Small example why it isn't that easy.
Suppose you have a CPU with 1 core. It can do 1 billion instructions/second.
Let's ignore the GPU at the moment.
Suppose a program (a game) needs 100 million instructions to render 1 frame.
That means our game will run at 10 frames/second.
Now suppose we have 2 cores. Still 1 billion instructions/second per core.
To make use of that, we need to split our program into 2 threads.
Suppose we can split the program in these threads:
1) render thread. requires 50 million instructions to render 1 frame.
2) audio thread. requires 30 million instructions to render 1 frame.
3) AI thread. requires 20 million instructions to render 1 frame.
We then run thread1 on core-A, and let core-B be used by thread2 and thread3.
As you can see, both core-A and core-B will be done twice as fast.
In stead of needing 100ms (with 1 core), we are now done after 50ms.
The frame/sec goes up from 10 fps to 20 fps !
Awesome.
Now suppose we get a 4-core system.
We need 4 threads. Thread1 (the render thread) is very complicated. We can't split it easily.
But the AI thread can be split. So we get 2 AI threads now, 3A and 3B, each requiring 10 million instructions.
Let's start the 4 threads on our 4 cores.
Thread1 still requires 50 million instructions. It will take 50 milliseconds to finish.
Thread2 still requires 30 million instructions. It will run for 30 milliseconds. And then the core will be idle for 20 milliseconds.
Thread3A requires 10 million instructions. It will run for 10 milliseconds. And then the core will wait for 40 milliseconds.
Thread3B requires 10 million instructions. It will run for 10 milliseconds. And then the core will wait for 40 milliseconds.
Result: the slowest thread (1) still requires 50 milliseconds to finish.
Your fps will again be 20 fps.
We went from 2 cores to 4 cores, and gained no fps. And all 4 cores were in fact in use !

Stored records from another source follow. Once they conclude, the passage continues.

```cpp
template <int NPR, int LAYER>
A0_D void a0q_body(const a0_c23w_args& P, int part, int g, int ngroups, unsigned char* smem) {
    typedef a0q_geom<LAYER> G;
    const int tid = threadIdx.x, lane = tid & 63;
    const int wave = __builtin_amdgcn_readfirstlane(tid >> 6);
    unsigned char* const act = smem;
    unsigned char* const dpl = smem + 3 * G::ACT_PLANE;
    for (int i = tid; i < 3 * G::D_PLANE / 16; i += A0Q_THREADS) ((uint4*)dpl)[i] = uint4{0u, 0u, 0u, 0u};

    int nt, a_blk, b_blk[2], kcol[2], corow;
    if constexpr (LAYER == 2) {
        const int c = wave & 1, th = wave >> 2, tw = (wave >> 1) & 1, kh = (part >> 1) + 2 * th, kw = (part & 1) + 2 * tw;
        nt = 1; a_blk = c * G::DROWS * A0Q_ROW; corow = c * 32;
        b_blk[0] = b_blk[1] = (th * 10 + tw) * A0Q_ROW;
        kcol[0] = kcol[1] = (kh * 4 + kw) * 32;
    } else {
        const int simd = wave & 3, first = 3 * simd + (wave >> 2) * 2;
        nt = wave < 4 ? 2 : 1;
        const int c = first / 6;
        a_blk = c * G::DROWS * A0Q_ROW; corow = c * 32;
#pragma unroll
        for (int j = 0; j < 2; ++j) {
            const int kb = (first + (j < nt ? j : 0)) % 6, kw = kb >> 1, half = kb & 1;
            b_blk[j] = (half * G::APIX + part * 9 + kw) * A0Q_ROW;
            kcol[j] = (part * 3 + kw) * 64 + half * 32;
        }
    }
    const int colb = 2 * (16 * ((lane >> 4) & 1) + 4 * (lane & 3));
    const int aoff = (8 * (lane >> 5) + ((lane & 15) >> 2)) * A0Q_ROW + colb;
    int boff[G::STEPS][2];
#pragma unroll
    for (int s = 0; s < G::STEPS; ++s)
#pragma unroll
        for (int h = 0; h < 2; ++h) {
            const int p = 16 * s + 8 * (lane >> 5) + ((lane & 15) >> 2) + 4 * h;
            boff[s][h] = G::base_row(p) * A0Q_ROW + colb;
        }

    a0_acc16 acc[2];
#pragma unroll
    for (int j = 0; j < 2; ++j)
#pragma unroll
        for (int r = 0; r < 16; ++r) acc[j][r] = 0.f;
    float bsum[4] = {0.f, 0.f, 0.f, 0.f};

    constexpr int RA = (G::ACT_F4 + A0Q_THREADS - 1) / A0Q_THREADS, RD = (G::D_F4 + A0Q_THREADS - 1) / A0Q_THREADS;
    a0_f4 ra[RA], rd[RD];
    auto load_raw = [&](int b) {
        const float* sa = LAYER == 2 ? P.act1 + (long long)b * (400 * 32) : P.act2 + (long long)b * (81 * 64);
#pragma unroll
        for (int j = 0; j < RA; ++j) {
            int i = tid + j * A0Q_THREADS;
            i = i < G::ACT_F4 ? i : G::ACT_F4 - 1;
            if constexpr (LAYER == 2) {
                const int px = i >> 3, r = px / 10, c = px - r * 10;
                ra[j] = *(const a0_f4*)(sa + ((2 * r + (part >> 1)) * 20 + 2 * c + (part & 1)) * 32 + (i & 7) * 4);
            } else ra[j] = *(const a0_f4*)(sa + i * 4);
        }
        const a0_f4* sd = (const a0_f4*)((LAYER == 2 ? P.d2 : P.d3) + (long long)b * (G::NPOS * 64));
#pragma unroll
        for (int j = 0; j < RD; ++j) { const int i = tid + j * A0Q_THREADS; rd[j] = sd[i < G::D_F4 ? i : G::D_F4 - 1]; }
    };
    int b = g;
    if (b < P.B) load_raw(b);
    __syncthreads();
    for (; b < P.B; b += ngroups) {
#pragma unroll
        for (int j = 0; j < RA; ++j) {
            const int i = tid + j * A0Q_THREADS;
            if (i < G::ACT_F4) {
                int row, cb;
                if constexpr (LAYER == 2) { row = i >> 3; cb = (i & 7) * 8; }
                else { const int px = i >> 4, c4 = (i & 15) * 4; row = (c4 >> 5) * G::APIX + px; cb = (c4 & 31) * 2; }
                a0q_u32x2 hi, mid, lo;
                a0q_split4(ra[j], hi, mid, lo);
                unsigned char* d = act + row * A0Q_ROW + cb;
                *(a0q_u32x2*)d = hi; *(a0q_u32x2*)(d + G::ACT_PLANE) = mid; *(a0q_u32x2*)(d + 2 * G::ACT_PLANE) = lo;
            }
        }
#pragma unroll
        for (int j = 0; j < RD; ++j) {
            const int i = tid + j * A0Q_THREADS;
            if (i < G::D_F4) {
                const int c4 = (i & 15) * 4, row = (c4 >> 5) * G::DROWS + (i >> 4), cb = (c4 & 31) * 2;
                bsum[0] += rd[j].x; bsum[1] += rd[j].y; bsum[2] += rd[j].z; bsum[3] += rd[j].w;
                a0q_u32x2 hi, mid, lo;
                a0q_split4(rd[j], hi, mid, lo);
                unsigned char* d = dpl + row * A0Q_ROW + cb;
                *(a0q_u32x2*)d = hi; *(a0q_u32x2*)(d + G::D_PLANE) = mid; *(a0q_u32x2*)(d + 2 * G::D_PLANE) = lo;
            }
        }
        __syncthreads();
        if (b + ngroups < P.B) load_raw(b + ngroups);
        if (nt == 2) a0q_mma_steps<NPR, LAYER, 2>(act, dpl, aoff, boff, a_blk, b_blk, acc);
        else a0q_mma_steps<NPR, LAYER, 1>(act, dpl, aoff, boff, a_blk, b_blk, acc);
        __syncthreads();
    }

    float* out = (LAYER == 2 ? P.slab2 : P.slab3) + (long long)g * (64 * G::K + 64);
#pragma unroll
    for (int j = 0; j < 2; ++j) {
        if (j < nt) {
#pragma unroll
            for (int r = 0; r < 16; ++r) {
                const int row = (r & 3) + 8 * (r >> 2) + 4 * (lane >> 5);
                out[(corow + row) * G::K + kcol[j] + (lane & 31)] = acc[j][r];
            }
        }
    }
    const bool has_bias = part == 0;
    if (has_bias) {
        float* red = (float*)smem;
#pragma unroll
        for (int e = 0; e < 4; ++e) red[tid * 4 + e] = bsum[e];
        __syncthreads();
        constexpr int CH = 64, TPR = CH / 4;
        if (tid < CH) {
            float s = 0.f;
            for (int t = tid >> 2; t < A0Q_THREADS; t += TPR) s += red[t * 4 + (tid & 3)];
            out[64 * G::K + tid] = s;
        }
    }
}

template <int NPR>
__global__ __launch_bounds__(A0Q_THREADS, 4) void a0_conv23_wgrad_fused_kernel(a0_c23w_args P) {
    extern __shared__ __attribute__((aligned(16))) unsigned char a0q_smem[];
    const int xcd = blockIdx.x & 7, k = blockIdx.x >> 3, g = xcd + 8 * (k / 7), part = k % 7;
    if (g >= P.G2) return;
    if (part < 4) a0q_body<NPR, 2>(P, part, g, P.G2, a0q_smem);
    else a0q_body<NPR, 3>(P, part - 4, g, P.G3, a0q_smem);
}

int a0_conv23_wgrad_fused_launch(const a0_net_core& n, int B, const float* act1, const float* act2, const float* d2, const float* d3, float* slab2, float* slab3,
                                 hipStream_t st) {
    int G2 = 0, G3 = 0;
    if (!a0_c23w_plan(n, B, &G2, &G3) || !slab2 || !slab3) return 0;
    a0_c23w_args P;
    P.act1 = act1; P.act2 = act2; P.d2 = d2; P.d3 = d3; P.slab2 = slab2; P.slab3 = slab3; P.B = B; P.G2 = G2; P.G3 = G3;
    const int six = a0_x9_products_now() == 6;
    auto kern = six ? a0_conv23_wgrad_fused_kernel<6> : a0_conv23_wgrad_fused_kernel<9>;
    static bool configured[2] = {false, false};
    if (!configured[six]) {
        A0_HIP_THROW(hipFuncSetAttribute((const void*)kern, hipFuncAttributeMaxDynamicSharedMemorySize, A0Q_LDS_BYTES));
        configured[six] = true;
    }
    if (G2 != G3) return 0;
    hipLaunchKernelGGL(kern, dim3(8 * 7 * ((G2 + 7) / 8)), dim3(A0Q_THREADS), A0Q_LDS_BYTES, st, P);
    A0_HIP_THROW(hipGetLastError());
    return 1;
}
```

### agent0_amd/csrc/encoder_fused.hip

```cpp
#include "a0_internal.h"
#include "net_tables.h"
#include "operands.h"
#include "update_tail.h"

#include <cstdlib>
#include <type_traits>

typedef float a0_acc4 __attribute__((ext_vector_type(4)));

struct a0_fused_args {
    const uint8_t* frames; const int* slot; long long sample_stride; int chan_off;
    const float *wt1, *wt2, *wt3;
    const float *wx2, *wx3;
    const float *b1, *b2, *b3;
    float *act1, *act2, *act3;
    int B;
    int C, H, W, H1, W1, H2, W2, H3, W3;
    int off_act1, off_act2, off_end;
    int rp1, rp2;
};

A0_HD void a0_fused_set_wt(a0_fused_args& P, const float* wt, int C) {
    const a0_wt_layout T{C};
    P.wt1 = wt + T.conv1x(); P.wt2 = wt + T.conv2(); P.wt3 = wt + T.conv3(); P.wx2 = wt + T.conv2x(); P.wx3 = wt + T.conv3x();
// ... 879 lines not shown
    static size_t configured[2] = {0, 0};
    if (lds > configured[six]) {
        if (hipFuncSetAttribute((const void*)kern, hipFuncAttributeMaxDynamicSharedMemorySize, (int)lds) != hipSuccess)
            return a0_fail(A0_EINVAL, "a0_actor_qhead_env_step_enc: LDS");
        configured[six] = lds;
    }
    A0_LAUNCH_PROBED(A0_TAG_ACTOR_STEP_ENC, 2.0 * (400.0 * 32 * 256 + 81.0 * 64 * 512 + 49.0 * 64 * 576) * Q.E, kern, dim3(Q.E), dim3(A0_FUSED_THREADS), lds, st, Q, N);
    return a0_fail_hip((int)hipGetLastError(), "a0_actor_qhead_env_step_enc");
}

struct a0_fused_multi_args { a0_fused_args p[3]; int first[4]; };
template <int ORD>
__global__ __launch_bounds__(A0_FUSED_THREADS) void a0_encoder_fused_multi_kernel(a0_fused_multi_args M) {
    const int bid = (int)blockIdx.x;
    const int k = bid >= M.first[2] ? 2 : (bid >= M.first[1] ? 1 : 0);
    a0_encoder_fused_x9_body<ORD, true>(M.p[k], bid - M.first[k], M.first[k + 1] - M.first[k]);
}

template <int MBW1, int MBW2, int MBW3, int WC, bool X9, bool LOOP, int ORD>
__global__ __launch_bounds__(A0_FUSED_THREADS) void a0_encoder_fused_kernel(a0_fused_args P) {
    if constexpr (X9) {
        static_assert(MBW1 == 7 && MBW2 == 3 && MBW3 == 2 && WC == 84, "the split-operand body is written for the 4 x 84 x 84 geometry");
        a0_encoder_fused_x9_body<ORD, LOOP>(P, (int)blockIdx.x, (int)gridDim.x);
        return;
    }
    extern __shared__ __attribute__((aligned(16))) unsigned char smem[];
    uint16_t* img = (uint16_t*)smem;
    float* fl = (float*)smem;
    float* act1 = fl + P.off_act1;
    float* act2 = fl + P.off_act2;
    const int obs_bytes = P.C * P.H * P.W;
    const int M1 = P.H1 * P.W1, M2 = P.H2 * P.W2, M3 = P.H3 * P.W3;
    a0_wring1<A0_R1> ring1;
    a0_wring<64, 4, A0_R2> ring2;
    a0_wring<64, 4, A0_R3> ring3;
    ring1.init(P.wt1, P.C);
    ring2.init(P.wt2, 512);
    ring3.init(P.wt3, 576);
    ring1.prologue();
    constexpr int OW1 = WC == 84 ? 20 : 0, OW2 = WC == 84 ? 9 : 0;
    a0_pre<32, 2, MBW1, EpiFwd<OW1>> pre1;
    a0_pre<64, 4, MBW2, EpiFwd<OW2>> pre2;
    a0_pre<64, 4, MBW3, EpiFwd<0>> pre3;
    pre1.load(EpiFwd<OW1>{P.b1, nullptr, 0, 0, 1, nullptr, 32}, M1);
    pre2.load(EpiFwd<OW2>{P.b2, nullptr, 0, 0, 1, nullptr, 64}, M2);
    pre3.load(EpiFwd<0>{P.b3, nullptr, 0, 0, 1, nullptr, 64}, M3);
    for (int b = blockIdx.x; b < P.B; b += gridDim.x) {
        const long long s = P.slot ? (long long)P.slot[b] : (long long)b;
        const uint4* src = (const uint4*)(P.frames + s * P.sample_stride + P.chan_off);
        constexpr int TRIPS = 4;
        const int n16 = obs_bytes >> 4;
        for (int i0 = threadIdx.x; i0 < n16; i0 += TRIPS * A0_FUSED_THREADS) {
            uint4 v[TRIPS];
#pragma unroll
            for (int j = 0; j < TRIPS; ++j) {
                const int i = i0 + j * A0_FUSED_THREADS;
                v[j] = src[i < n16 ? i : n16 - 1];
            }
#pragma unroll
            for (int j = 0; j < TRIPS; ++j) {
                const int i = i0 + j * A0_FUSED_THREADS;
                a0_bytes16_to_img(img, i < n16 ? i : n16 - 1, v[j]);
            }
        }
        __syncthreads();
        const EpiFwd<OW1> e1{P.b1, act1, A0_P1, P.rp1, P.W1, P.act1 ? P.act1 + (long long)b * M1 * 32 : nullptr, 32};
        const int wmg1 = __builtin_amdgcn_readfirstlane(threadIdx.x >> 6) / 2;
        if (MBW1 > 1 && wmg1 + (MBW1 - 1) * 4 >= ((M1 + 15) >> 4))
            a0_conv1_stage<(MBW1 > 1 ? MBW1 - 1 : 1), A0_R1, WC>(img, P.H * P.W, P.W, P.W1, M1, ring1, e1, pre1, [&] { ring2.prologue(); });
        else
            a0_conv1_stage<MBW1, A0_R1, WC>(img, P.H * P.W, P.W, P.W1, M1, ring1, e1, pre1, [&] { ring2.prologue(); });
        AF2 f2{act1, P.rp1, P.W2};
        const EpiFwd<OW2> e2{P.b2, act2, A0_P2, P.rp2, P.W2, P.act2 ? P.act2 + (long long)b * M2 * 64 : nullptr, 64};
        a0_conv_stage<64, 4, MBW2, 3, A0_R2>(f2, M2, 512, ring2, e2, pre2, [&] { ring3.prologue(); });
        AF3 f3{act2, P.rp2, P.W3};
        const EpiFwd<0> e3{P.b3, nullptr, 0, 0, 1, P.act3 + (long long)b * M3 * 64, 64};
        a0_conv_stage<64, 4, MBW3, 3, A0_R3>(f3, M3, 576, ring3, e3, pre3, [&] { ring1.prologue(); });
    }
}
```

Now we put in a lot of work, and split the render-thread (thread1) into 2 new threads.
Thread1-A will need 30 million instructions, thread1-B 20 million instructions.
We know run thread-1A on core-A, thread-1B on core-B, thread-2 on core-B, and threads 3A and 3B on core-D.

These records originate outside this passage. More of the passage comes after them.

__device__ __forceinline__ float rcp_fast(float x) {
    const float r0 = __builtin_amdgcn_rcpf(x);
    return __builtin_fmaf(__builtin_fmaf(-x, r0, 1.0f), r0, r0);
}
__device__ __forceinline__ F3 normalize(F3 v) { float inv = 1.0f / sqrtf(dot(v, v)); return v * inv; }
__device__ __forceinline__ F3 f3(const float* p) { return {p[0], p[1], p[2]}; }

template <bool kG> __device__ __forceinline__ float dotA(F3 a, F3 b) {
    if constexpr (kG) return __builtin_fmaf(a.z, b.z, __builtin_fmaf(a.x, b.x, a.y * b.y));
    else return dot(a, b);
}
template <bool kG> __device__ __forceinline__ float dotB(F3 a, F3 b) {
    if constexpr (kG) return __builtin_fmaf(a.z, b.z, __builtin_fmaf(a.y, b.y, a.x * b.x));
    else return dot(a, b);
}
template <bool kG> __device__ __forceinline__ F3 crossG(F3 a, F3 b) {
    if constexpr (kG)
        return {__builtin_fmaf(a.y, b.z, -(a.z * b.y)), __builtin_fmaf(a.z, b.x, -(a.x * b.z)),
                __builtin_fmaf(a.x, b.y, -(a.y * b.x))};
    else return cross(a, b);
}
template <bool kG> __device__ __forceinline__ F3 normalizeG(F3 v) { float inv = 1.0f / sqrtf(dotA<kG>(v, v)); return v * inv; }

__device__ __forceinline__ bool uniform_id(uint32_t id, uint32_t& r) {
    r = __builtin_amdgcn_readfirstlane(id);
    return __ballot(id != r) == 0;
}
enum FetchKind : int {
    kFBvh2V = 0,
    kFBvh4V,
    kFBvh4S,
    kFTriV,
    kFTriS,
    kFShadeV,
    kFStoreV,
    kFOrderS,
    kFKinds
};
#if CERES_COUNTING
constexpr int kFetchShards = 16;
__device__ unsigned long long g_fetch[kFetchShards][kFKinds];
__device__ __forceinline__ void count_fetch(int k, uint32_t bytes, bool per_lane) {
    const uint64_t m = __ballot(1);
    if ((threadIdx.x & 63u) == uint32_t(__builtin_ctzll(m)))
        atomicAdd(&g_fetch[blockIdx.x % kFetchShards][k], (unsigned long long)(per_lane ? __popcll(m) : 1) * bytes);
}
#define CERES_COUNT_V(k, b) ::ceres::dev::count_fetch((k), (b), true)
#define CERES_COUNT_S(k, b) ::ceres::dev::count_fetch((k), (b), false)
#else
#define CERES_COUNT_V(k, b) ((void)0)
#define CERES_COUNT_S(k, b) ((void)0)
#endif

typedef float F4v __attribute__((ext_vector_type(4)));
typedef uint32_t U4v __attribute__((ext_vector_type(4)));
__device__ __forceinline__ float4 sload_f4(const void* p, int i) {
    const F4v v = ((const __attribute__((address_space(4))) F4v*)(p))[i];
    return make_float4(v.x, v.y, v.z, v.w);
}
__device__ __forceinline__ uint32_t sload_u32(const void* p) {
    return *((const __attribute__((address_space(4))) uint32_t*)(p));
}
__device__ __forceinline__ uint4 sload_u4(const void* p, int i) {
    const U4v v = ((const __attribute__((address_space(4))) U4v*)(p))[i];
    return make_uint4(v.x, v.y, v.z, v.w);
}

struct TriV { F3 p0, e1, e2, n; };
__device__ __forceinline__ TriV load_tri(const Tri48* t) {
    const float4* q = reinterpret_cast<const float4*>(t);
    const float4 a = q[0], b = q[1], c = q[2];
    return {{a.x, a.y, a.z}, {a.w, b.x, b.y}, {b.z, b.w, c.x}, {c.y, c.z, c.w}};
}
__device__ __forceinline__ TriV load_tri_s(const Tri48* t) {
    const float4 a = sload_f4(t, 0), b = sload_f4(t, 1), c = sload_f4(t, 2);
    return {{a.x, a.y, a.z}, {a.w, b.x, b.y}, {b.z, b.w, c.x}, {c.y, c.z, c.w}};
}
__device__ __forceinline__ TriV load_tri_u(const Tri48* tris, uint32_t idx) {
    uint32_t r;
    if (uniform_id(idx, r)) { CERES_COUNT_S(kFTriS, 48); return load_tri_s(tris + r); }
    CERES_COUNT_V(kFTriV, 48);
    return load_tri(tris + idx);
}

struct Stk24 {
    uint16_t* lo;
    uint8_t* hi;
    struct Ref {
        uint16_t* lo; uint8_t* hi;
        __device__ __forceinline__ operator uint32_t() const { return uint32_t(*lo) | (uint32_t(*hi) << 16); }
        __device__ __forceinline__ Ref& operator=(uint32_t v) { *lo = uint16_t(v); *hi = uint8_t(v >> 16); return *this; }
    };
    __device__ __forceinline__ Ref operator[](uint32_t i) const { return {lo + i, hi + i}; }
};

template <typename StkT> __device__ __forceinline__ constexpr uint32_t stack_guard() {
    return std::is_same<StkT, uint16_t*>::value ? 0xffffu : std::is_same<StkT, Stk24>::value ? 0xffffffu : 0xffffffffu;
}

struct Hit { uint32_t slot; float t, u, v; };
constexpr uint32_t kNoSlot = 0xffffffffu;

struct CamRay {
    constexpr float tmin() const { return 0.0f; }
    constexpr float tmax() const { return FLT_MAX; }
    static constexpr bool kNanFail = false;
    static constexpr bool kUnitDir = true;
// ... 853 lines not shown
        }
        const unsigned long long idle = __ballot(!active);
        const unsigned long long donors = __ballot(active && cnt > 0);
        if (idle && donors) {
            const uint32_t n_idle = __popcll(idle), n_don = __popcll(donors);
            if (active && cnt > 0) {
                const uint32_t r = __popcll(donors & lt_mask);
                if (r < n_idle) {
                    L.mail[wbase + r] = stk[bot * kS];
                    L.from[wbase + r] = lane;
                    bot = bot + 1 == cap ? 0 : bot + 1;
                    --cnt;
                }
            }
            __builtin_amdgcn_wave_barrier();
            uint32_t mail = 0, donor = 0;
            const uint32_t r = __popcll(idle & lt_mask);
            const bool thief = !active && r < n_don;
            if (thief) { mail = L.mail[wbase + r]; donor = L.from[wbase + r]; }
            const float ox = __shfl(w.o.x, donor, 64), oy = __shfl(w.o.y, donor, 64), oz = __shfl(w.o.z, donor, 64);
            const float dx = __shfl(w.d.x, donor, 64), dy = __shfl(w.d.y, donor, 64), dz = __shfl(w.d.z, donor, 64);
            const float jx = __shfl(w.ix, donor, 64), jy = __shfl(w.iy, donor, 64), jz = __shfl(w.iz, donor, 64);
            const float tx = __shfl(w.sx, donor, 64), ty = __shfl(w.sy, donor, 64), tz = __shfl(w.sz, donor, 64);
            const uint32_t down = __shfl(owner, donor, 64);
            if (thief) {
                w.o = F3{ox, oy, oz}; w.d = F3{dx, dy, dz};
                w.ix = jx; w.iy = jy; w.iz = jz; w.sx = tx; w.sy = ty; w.sz = tz;
                owner = down;
                cur = mail;
                top = bot = cnt = 0;
                active = true;
            }
            __builtin_amdgcn_wave_barrier();
        }
    }
    __builtin_amdgcn_wave_barrier();
}

template <bool kRobust = false, bool kG = false>
__device__ __forceinline__ RayWork make_shadow_ray(F3 o, F3 sun) {
    RayWork w;
    w.o = o;
    w.d = normalizeG<kG>(sun - o);
    const Slab<kRobust> sl = make_slab<kRobust>(o, w.d);
    w.ix = sl.ix; w.iy = sl.iy; w.iz = sl.iz; w.sx = sl.sx; w.sy = sl.sy; w.sz = sl.sz;
    return w;
}

template <typename StkT, bool kRobust, bool kQ, bool kG>
__device__ __forceinline__ bool shadow_packet(const KParams& P, bool hit, const RayWork& w, uint32_t lane, bool& blocked) {
    if constexpr (!kRobust && !kQ && CERES_SHADOW_PACKET && std::is_same<StkT, uint16_t*>::value) {
        const uint64_t act = __ballot(hit);
        if (!act) { blocked = false; return true; }
        const uint32_t oct = (__float_as_uint(w.ix) >> 31) | (__float_as_uint(w.iy) >> 31) << 1 |
                             (__float_as_uint(w.iz) >> 31) << 2;
        const int first = __builtin_ctzll(act);
        const uint32_t oct0 = uint32_t(__builtin_amdgcn_readlane(int(oct), first));
        const bool finite = isfinite(w.ix) && isfinite(w.iy) && isfinite(w.iz) && isfinite(w.sx) && isfinite(w.sy) &&
                            isfinite(w.sz);
        if (!P.packets || P.shadow_stack_entries > 64 || P.root_leaf_count || __ballot(hit && (oct != oct0 || !finite)))
            return false;
        auto bc = [&](float x) { return hit ? x : __int_as_float(__builtin_amdgcn_readlane(__float_as_int(x), first)); };
        const F3 o{bc(w.o.x), bc(w.o.y), bc(w.o.z)}, d{bc(w.d.x), bc(w.d.y), bc(w.d.z)};
        const Slab<false> sl{bc(w.ix), bc(w.iy), bc(w.iz), bc(w.sx), bc(w.sy), bc(w.sz), o};
        uint64_t occ = 0;
        switch (oct0) {
            case 0: occ = packet_any4<0, kG>(P, sl, o, d, act, lane); break;
            case 1: occ = packet_any4<1, kG>(P, sl, o, d, act, lane); break;
            case 2: occ = packet_any4<2, kG>(P, sl, o, d, act, lane); break;
            case 3: occ = packet_any4<3, kG>(P, sl, o, d, act, lane); break;
            case 4: occ = packet_any4<4, kG>(P, sl, o, d, act, lane); break;
            case 5: occ = packet_any4<5, kG>(P, sl, o, d, act, lane); break;
            case 6: occ = packet_any4<6, kG>(P, sl, o, d, act, lane); break;
            default: occ = packet_any4<7, kG>(P, sl, o, d, act, lane); break;
        }
        blocked = (occ >> lane) & 1u;
        return true;
    }
    return false;
}

template <bool kG, bool kBands = false>
__device__ __forceinline__ void shade_pixel(const KParams& P, uint32_t f, uint32_t lr, uint32_t i, uint32_t pix,
                                            bool blocked, F3 sun_line, uint32_t slot, float hu, float hv,
                                            uint32_t& occluded, float c[3]) {
    if (P.rec_shadow) P.rec_shadow[pix] = blocked ? 1 : 0;
    c[0] = c[1] = c[2] = 0.f;
    if (blocked) {
        ++occluded;
    } else {
        const F3 view = primary_dir<kG>(P, f, i, global_row<kBands>(P, f, lr));
        CERES_COUNT_V(kFShadeV, 40);
        shade<kG>(sun_line, P.norms + 9 * size_t(P.orig[slot]), view, hu, hv, c);
    }
}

Result, both core-A and core-C will finish after 30 milliseconds. core-B and core-D will finish after 20 milliseconds.
We now have all threads finished after 30 milliseconds. Our fps went up from 20 to 33 !
I hope you get the picture now.
Suppose we get an 8-core CPU.
We need to split our threads again. This will become harder and harder each time.
Suppose we can split the AI-threads into 10 little threads, each requiring 2 million instructions each. Will this help us ? No. Because the slower 2 threads will finish after 30 milliseconds. So we need to split both threads 1A and 2 into smaller threads. Will that be doable ? If so, then we are saved. But for some programs, there will be core-functionality that can maybe not be split into smaller threads. What if the render-thread 1A can not be split ? We can split all the other threads in smaller ones. But that won't help at all. We will only get higher performance if we can split the heaviest thread(s). If you can't split all heavy threads into kinda equal-sized chunks, then more cores will not help at all.
I think this is a problem games have. Most games have some functionality that can not easily be split into smaller threads. You can split off AI, you can split off audio-handling. Maybe a few more smaller tasks. But there is some large rendering work that can not easily be split. I guess if you want to do that, you have to re-design your engine from the ground up. And few engines have done that yet. There will be more, but that takes time. And even then, you can only split a program into multiple threads until you run into the wall where there is one thread that you can't split further.
Anyway, this has become a lecture. Time to stop boring you.